Bugulina turbinata

Scientific classification
- Kingdom: Animalia
- Phylum: Bryozoa
- Class: Gymnolaemata
- Order: Cheilostomatida
- Family: Bugulidae
- Genus: Bugulina
- Species: B. turbinata
- Binomial name: Bugulina turbinata (Alder, 1857)
- Synonyms: Bugula turbinata Alder, 1857;

= Bugulina turbinata =

- Genus: Bugulina
- Species: turbinata
- Authority: (Alder, 1857)
- Synonyms: Bugula turbinata Alder, 1857

Marine invertebrate

Bugulina turbinata is a species of bryozoan belonging to the family Bugulidae. It is found in shallow water in the northeastern Atlantic Ocean and the Mediterranean Sea.

==Description==
Bugulina turbinata is a colonial bryozoan that forms small bushy clumps, up to 6 cm in height. These are orange or pale brown, and are attached to a hard substrate by an extension of the rhizoids at the base. Each frond has branchlets growing out in a spiral arrangement, each with two rows, widening to three to four rows, of zooids. The individual zooids are rectangular, about 0.5 by 0.2 mm, with a short spine at each upper corner.
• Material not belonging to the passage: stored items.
#ifdef AMQ_ABL_NOMETA
#define AMQ_META_LOAD(slot, tile_) meta[slot] = as_h2(0x40003c00u + (uint32_t)(tile_ & 1))
#else
#define AMQ_META_LOAD(slot, tile_)                                                               \
    do {                                                                                         \
        if constexpr (GP == 1) meta[slot] = as_h2(AMQ_STREAM_LOAD((const uint32_t*)(mt + (tile_) * 16)));   \
        else metag[slot] = load_meta_g<GP>(mt + (tile_) * (16 * GP));                            \
    } while (0)
#endif
#ifdef AMQ_ABL_NOXLDS
#define AMQ_XREAD(p) ((h8){(_Float16)1, (_Float16)2, (_Float16)-1, (_Float16)0.5f, (_Float16)1, (_Float16)-2, (_Float16)1, (_Float16)3} + (h8)(_Float16)(float)(kbase & 1))
#else
#define AMQ_XREAD(p) (*(const h8*)(p))
#endif
    LanePayload<BITS> pay[U];
    h2 meta[U];
    [[maybe_unused]] MetaG<GP> metag[U];
    int ii = 0, ij = 0;
#ifdef AMQ_ABL_NOLOAD
#define AMQ_ISSUE(slot)                                                                          \
    do {                                                                                         \
        _Pragma("unroll") for (int d_ = 0; d_ < BITS; ++d_) asm volatile("" : "+v"(pay[slot].w[d_]));   \
        asm volatile("" : "+v"(meta[slot]));                                                     \
        if (++ii == nt) { ii = 0; ++ij; }                                                        \
    } while (0)
#else
#define AMQ_ISSUE_AT(slot, clamp_)                                                               \
    do {                                                                                         \
        size_t tile_ = (size_t)(rt0 + ij / PH) * G + (ij % PH) * Gp + (wave + ii * NW);           \
        if (clamp_) tile_ = tile_ < last_tile ? tile_ : last_tile;                               \
        pay[slot] = load_payload<BITS>(qw + tile_ * (64 * BITS), lane);                           \
        AMQ_META_LOAD(slot, tile_);                                                              \
        if (++ii == nt) { ii = 0; ++ij; }                                                        \
    } while (0)
#define AMQ_ISSUE(slot) AMQ_ISSUE_AT(slot, false)
#endif

    const size_t last_tile = (size_t)(rt0 + n_my) * G - 1;
#ifdef AMQ_ABL_NOLOAD
#pragma unroll
    for (int u = 0; u < U; ++u) AMQ_ISSUE(u);
#else
#pragma unroll
    for (int u = 0; u < U; ++u) AMQ_ISSUE_AT(u, true);
#endif
    if (wave == 0) AMQ_STAMP_AT(blk, 1);

    SegOut so;
    so.bias = (const _Float16*)blk.bias[sidx];
    so.residual = (const _Float16*)blk.residual[sidx];
    so.y = (_Float16*)blk.y[sidx];
    so.y_stride = blk.y_stride[sidx];
    so.sums = (RS != 256 && PRO == PRO_NONE) ? blk.sums_out : nullptr;
    so.sums_stride = blk.sums_stride;
#ifndef AMQ_ABL_NOSTAGE
    if (xmode == 1) x_finish<PRO, NW, XCH, MATH == MATH_LINEAR>(a, xr, lds_x, xg, red);
    else if (RS != 256 && xmode == 2) {
#ifdef AMQ_ABL_NOLOAD
        x_finish_dma<PRO, NW, XCH, 0, RowsCfg<RS>::MRMAX>(a, xr, lds_x, red, xs, 0, a.K / PH);
#else
        if constexpr (U * 2 <= 63) x_finish_dma<PRO, NW, XCH, U * 2, RowsCfg<RS>::MRMAX>(a, xr, lds_x, red, xs, 0, a.K / PH);
#endif
    }
    else stage_x<PRO, NW, MATH == MATH_LINEAR>(a, lds_x, xg, red, xs);
#endif
    __syncthreads();
    if (wave == 0) AMQ_STAMP_AT(blk, 2);

    _Float16 pf_bias = (_Float16)0.f, pf_res = (_Float16)0.f;
    const int e_m = (int)threadIdx.x >> 4, e_c = (int)threadIdx.x & 15;
    const bool e_on = (int)threadIdx.x < a.M * 16;
#define AMQ_EPI_PREFETCH(rt_)                                                                    \
    do {                                                                                         \
        if (e_on) {                                                                              \
            if (so.bias) pf_bias = so.bias[(rt_) * 16 + e_c];                                    \
            if (so.residual) pf_res = so.residual[(size_t)e_m * so.y_stride + (rt_) * 16 + e_c]; \
        }                                                                                        \
    } while (0)
    AMQ_EPI_PREFETCH(rt0);

    float acc1[4] = {0.f, 0.f, 0.f, 0.f};
    f4 accm = (f4){0.f, 0.f, 0.f, 0.f};
    const int mrow = r < a.M ? r : a.M - 1;
    const _Float16* xrow = xl + (size_t)mrow * xs + 8 * o;
    int ci = 0, cj = 0, par = 0;

    int plevel_ = 3;
#define AMQ_SETPRIO_LEVEL()                                                                      \
    do {                                                                                         \
        if (plevel_ == 3) __builtin_amdgcn_s_setprio(3);                                         \
        else if (plevel_ == 2) __builtin_amdgcn_s_setprio(2);                                    \
        else if (plevel_ == 1) __builtin_amdgcn_s_setprio(1);                                    \
        else __builtin_amdgcn_s_setprio(0);                                                      \
    } while (0)
#define AMQ_FINISH()                                                                             \
    do {                                                                                         \
        float* rp_ = red + par * (NW * RS);                                                      \
        if (MATH == MATH_DOT) {                                                                  \
            float v_ = (acc1[0] + acc1[1]) + (acc1[2] + acc1[3]);                                \
            v_ += __shfl_xor(v_, 16);                                                            \
            v_ += __shfl_xor(v_, 32);                                                            \
            if (lane < 16) rp_[wave * RS + lane] = v_;                                           \
            acc1[0] = acc1[1] = acc1[2] = acc1[3] = 0.f;                                         \
        } else {                                                                                 \
            _Pragma("unroll") for (int i_ = 0; i_ < 4; ++i_)                                     \
                if (4 * o + i_ < a.M) rp_[wave * RS + (4 * o + i_) * 16 + r] = accm[i_];         \
            accm = (f4){0.f, 0.f, 0.f, 0.f};                                                     \
        }                                                                                        \
        __syncthreads();                                                                         \
        const int rt_ = rt0 + cj / PH;                                                           \
        if (e_on) {                                                \
            float tot_ = 0.f;                                                                    \
            _Pragma("unroll") for (int w_ = 0; w_ < NW; ++w_) tot_ += rp_[w_ * RS + threadIdx.x];  \
            _Float16 y_ = (_Float16)tot_;                                      \
            if (so.bias) y_ = y_ + pf_bias;                      \
            if (so.residual) y_ = pf_res + y_;                               \
            if (SC1) __hip_atomic_store((unsigned short*)(so.y + (size_t)e_m * so.y_stride + rt_ * 16 + e_c),          \
                                        __builtin_bit_cast(unsigned short, y_), __ATOMIC_RELAXED, __HIP_MEMORY_SCOPE_AGENT); \
            else so.y[(size_t)e_m * so.y_stride + rt_ * 16 + e_c] = y_;                          \
            if constexpr (RS != 256 && PRO == PRO_NONE) {      \
                if (so.sums) {                                                                   \
                    const float q_ = row16_total((float)y_ * (float)y_);                         \
                    if (e_c == 0) so.sums[(size_t)e_m * so.sums_stride + rt_] = q_;              \
                }                                                                                \
            }                                                                                    \
        }                                                                                        \
        if (cj / PH + 1 < n_my) AMQ_EPI_PREFETCH(rt_ + 1);                                       \
        par ^= 1;                                                                                \
    } while (0)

The lophophore consists of thirteen tentacles and the avicularia is rounded and projects like a bird's head with a hooked beak, just below the spines. The conspicuous brood chambers are globular, and during the summer, yellow embryos can be seen developing inside.

==Ecology==
Developing embryos of Bugulina turbinata are retained within a brood chamber, and the larvae are only free-swimming for a short period of less than 36 hours. This means that dispersal potential is limited; in a research study, no new colonies of Bugulina turbinata developed on settlement plates in suitable habitat despite there being colonies of the bryozoan on bedrock nearby. Bugulina turbinata is one of the species that form a bryozoan "turf", along with Bicellariella ciliata and Bugulina flabellata, on steep or vertical, moderately wave-exposed rock, round the coasts of Britain just below the littoral zone; this habitat tends to be dominated by aggregations of the jewel anemone Corynactis viridis and the cup coral Caryophyllia smithii.